Thermal Instability in the CGM of L* Galaxies: Testing “Precipitation” Models with the FIRE Simulations

Esmerian et al., available on arXiv

Abstract: We examine the thermodynamic state and cooling of the low-z Circum-Galactic Medium (CGM) in five FIRE-2 galaxy formation simulations of Milky Way-mass galaxies. We find that the CGM in these simulations is generally multiphase and dynamic, with a wide spectrum of largely nonlinear density perturbations sourced by the accretion of gas from the IGM and winds from both the central and satellite galaxies. We investigate the origin of the multiphase structure of the CGM with a particle tracking analysis and find that most of the low entropy gas has cooled from the hot halo as a result of thermal instability triggered by these perturbations. The ratio of cooling to free-fall timescales tcool/tff in the hot component of the CGM spans a wide range ~1-100 at a given radius, but exhibits approximately constant median values ~5-20 at all radii 0.1Rvir < r < Rvir.
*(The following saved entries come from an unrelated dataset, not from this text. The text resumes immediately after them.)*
@@ -806,12 +810,23 @@
 
     def _build_forward_launches(self):
         L = []
+        n_before, prev_op = 0, None
         l = _lib.lib()
         st = lambda: torch.cuda.current_stream().cuda_stream
-        for op in self.fwd:
+        Node, R = head_schedule.Node, self._res
+        first_head = next((i for i, o in enumerate(self.fwd) if getattr(o, "is_head", False)), len(self.fwd)) if self.head_levels else len(self.fwd)
+        nodes = []
+        for fi, op in enumerate(self.fwd):
+            heads_on = fi >= first_head
+            if fi > first_head and len(L) > n_before:
+                self._wrap_head_launches(L, n_before, prev_op, nodes)
+            n_before, prev_op = len(L), op
             if isinstance(op, PoolOp):
                 if not getattr(op, "fused_fwd", False):
-                    L.append(op.forward)
+                    if heads_on:
+                        nodes.append(Node(op.scope or "pool", "other", [R(op.x)], [R(op.out)], run=op.forward))
+                    else:
+                        L.append(op.forward)
                 continue
             if op.kind == "bn" and op.group is not None:
                 g = op.group
@@ -825,10 +840,16 @@
                 g.rows[i] = ops.conv_stats_rows(d)
                 assert use16 or g.rows[i] * op.K * 2 <= (g.stats_off[i + 1] - g.stats_off[i] if i + 1 < len(g.members) else 1 << 62)
                 g.fwd_desc[i] = d
+                lev = heads_on and use16
+                if lev:
+                    nodes.append(Node(op.name, "conv", [R(op.x)], [R(op.y_view), (("stats16", g.members[0].stats16_base), g.koff[i], g.koff[i] + op.K)],
+                                      run=lambda d=d, op=op: _lib.check(l.mbx_conv(C.byref(d), st()), op.name), key="stats", payload=d))
+                if lev and i + 1 < len(g.members):
+                    continue
                 if i + 1 < len(g.members):
                     L.append(lambda d=d, op=op, g=g: None if g.pair_fwd else _lib.check(l.mbx_conv(C.byref(d), st()), op.name))
                     continue
-                if len(g.members) == 2 and torch.device(self.dev).type == "cuda" and os.environ.get("MBX_CONV_PAIR", "1") != "0":
+                if not lev and len(g.members) == 2 and torch.device(self.dev).type == "cuda" and os.environ.get("MBX_CONV_PAIR", "1") != "0":
                     g.pair_fwd = l.mbx_conv_pair(C.byref(g.fwd_desc[0]), C.byref(d), st()) == 0
                 lead, n = g.members[0], len(g.members)
                 parts = (C.c_void_p * n)(*[self.stats_scratch.data_ptr() + 4 * o for o in g.stats_off])
@@ -840,6 +861,17 @@
                 var, beta = self._sl(self.bn_var, lead.beta_off, g.K), self._sl(self.Bt, lead.beta_off, g.K)
                 thr = self._sl(self.bn_thr, lead.beta_off, g.K)
                 s16 = self.stats16[lead.stats16_base:]
+                if lev:
+                    def aargs(op=op, g=g, amap=amap, a_ptr=a_ptr, mean=mean, rstd=rstd, mm=mm, mv=mv, var=var, beta=beta, thr=thr, s16=s16):
+                        decay = self.bn_decay
+                        if self.defer_moving:
+                            mm, mv, decay = None, var, -1.0
+                        return (s16.data_ptr(), STATS_ROWS, op.M, BN_EPS, decay, g.y.data_ptr(), op.M, g.K, beta.data_ptr(), int(op.relu),
+                                a_ptr, op.out.ld, C.addressof(amap), mean.data_ptr(), rstd.data_ptr(), ops._p(mm), ops._p(mv), thr.data_ptr())
+                    nodes.append(self._apply_node("+".join(m.name for m in g.members), aargs,
+                                                  [(id(g.y), 0, g.K), (("stats16", lead.stats16_base), 0, g.K)],
+                                                  [R(m.out) for m in g.members] + [("bn", lead.beta_off, lead.beta_off + g.K)]))
+                    continue
 
                 def run(d=d, op=op, g=g, parts=parts, rows_a=rows_a, cs_a=cs_a, amap=amap, a_ptr=a_ptr, mean=mean, rstd=rstd,
                         mm=mm, mv=mv, var=var, beta=beta, n=n, use16=use16, thr=thr, s16=s16):
@@ -907,6 +939,20 @@
                         self._keep_ba = getattr(self, "_keep_ba", []) + [ba]
                     else:
                         fd = ba = None
+
+                if heads_on and use16 and fd is None and fpool is None:
+                    nodes.append(Node(op.name, "other" if S_ else "conv", [R(op.x)], [R(yv), (("stats16", op.stats16_base), 0, op.K)],
+                                      run=lambda d=d, op=op: _lib.check(l.mbx_conv(C.byref(d), st()), op.name), key="stats", payload=d))
+
+                    def aargs(op=op, mean=mean, rstd=rstd, mm=mm, mv=mv, var=var, beta=beta, thr=thr, s16=s16, out=out):
+                        decay = self.bn_decay
+                        if self.defer_moving:
+                            mm, mv, decay = None, var, -1.0
+                        return (s16.data_ptr(), STATS_ROWS, op.M, BN_EPS, decay, op.y_view.ptr, op.M, op.K, beta.data_ptr(), int(op.relu),
+                                out.ptr, out.ld, None, mean.data_ptr(), rstd.data_ptr(), ops._p(mm), ops._p(mv), thr.data_ptr())
+                    nodes.append(self._apply_node(op.name, aargs, [R(yv), (("stats16", op.stats16_base), 0, op.K)],
+                                                  [R(out), ("bn", op.beta_off, op.beta_off + op.K)]))
+                    continue
 
                 def run(d=d, rows=rows, op=op, mean=mean, rstd=rstd, mm=mm, mv=mv, beta=beta, out=out, var=var, fpool=fpool,
                         use16=use16, thr=thr, s16=s16, fd=fd, ba=ba):
@@ -954,11 +1000,119 @@
                 L.append(lambda d=d, op=op: _lib.check(l.mbx_conv(C.byref(d), st()), op.name))
             elif op.kind == "head":
                 d = self._desc(op, op.out, epilogue=ops.EPI_STORE_F32)
-                L.append(lambda d=d, op=op: _lib.check(l.mbx_conv(C.byref(d), st()), op.name))
+                conv = lambda d=d, op=op: _lib.check(l.mbx_conv(C.byref(d), st()), op.name)
+                gather = lambda: _lib.check(l.mbx_head_gather_all(self.head_table, len(self.heads), self.B, self.P,
+                                                                  self.locs.data_ptr(), self.logits.data_ptr(), st()), "head_gather_all")
+                if heads_on:
+                    nodes.append(Node(op.name, "conv", [R(op.x)], [R(op.out)], run=conv, key="f32", payload=d))
+                    if op is self.heads[-1]:
+                        nodes.append(Node("head_gather_all", "other", [R(h.out) for h in self.heads], [("locs", 0, 1)], run=gather))
+                    continue
+                L.append(conv)
                 if op is self.heads[-1]:
-                    L.append(lambda: _lib.check(l.mbx_head_gather_all(self.head_table, len(self.heads), self.B, self.P,
-                                                                      self.locs.data_ptr(), self.logits.data_ptr(), st()), "head_gather_all"))
+                    L.append(gather)
+        if len(L) > n_before and len(self.fwd) > first_head:
+            self._wrap_head_launches(L, n_before, prev_op, nodes)
+        if nodes:
+            L.extend(fn for fn, _ in self._head_launches(nodes, "fwd"))
         return L
+
+    @staticmethod
+    def _res(v: View):
+        return (id(v.buf), v.ch_off, v.ch_off + v.C)
+
+    def _wrap_head_launches(self, L, n0, op, nodes):
+        fns = L[n0:]
+        del L[n0:]
+
+        def run(fns=fns):
+            for f in fns:
+                f()
+        w = [self._res(op.out), ("scratch", 0, 1)]
+        if getattr(op, "y_view", None) is not None:
+            w.append(self._res(op.y_view))
+            lead = op if op.group is None else op.group.members[0]
+            w.append((("stats16", lead.stats16_base), 0, 1 << 20))
+        nodes.append(head_schedule.Node(getattr(op, "name", None) or getattr(op, "scope", "pool"), "other",
+                                        [self._res(op.x), ("scratch", 0, 1)], w, run=run))
+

These are similar to the ~10-20 value typically adopted as the thermal instability threshold in “precipitation” models of the ICM. Consequently, a one-dimensional model based on the assumption of a constant tcool/tff and hydrostatic equilibrium approximately reproduces the simulation number density and entropy profiles, but only if it assumes the metallicity profiles taken directly from the simulations. We explicitly show that the tcool/tff value of a gas parcel in the hot component of the CGM does not predict its probability of cooling and subsequently accreting onto the central galaxy. This suggests that the value of tcool/tff is a poor predictor of thermal stability in gaseous halos in which large-amplitude density perturbations are prevalent.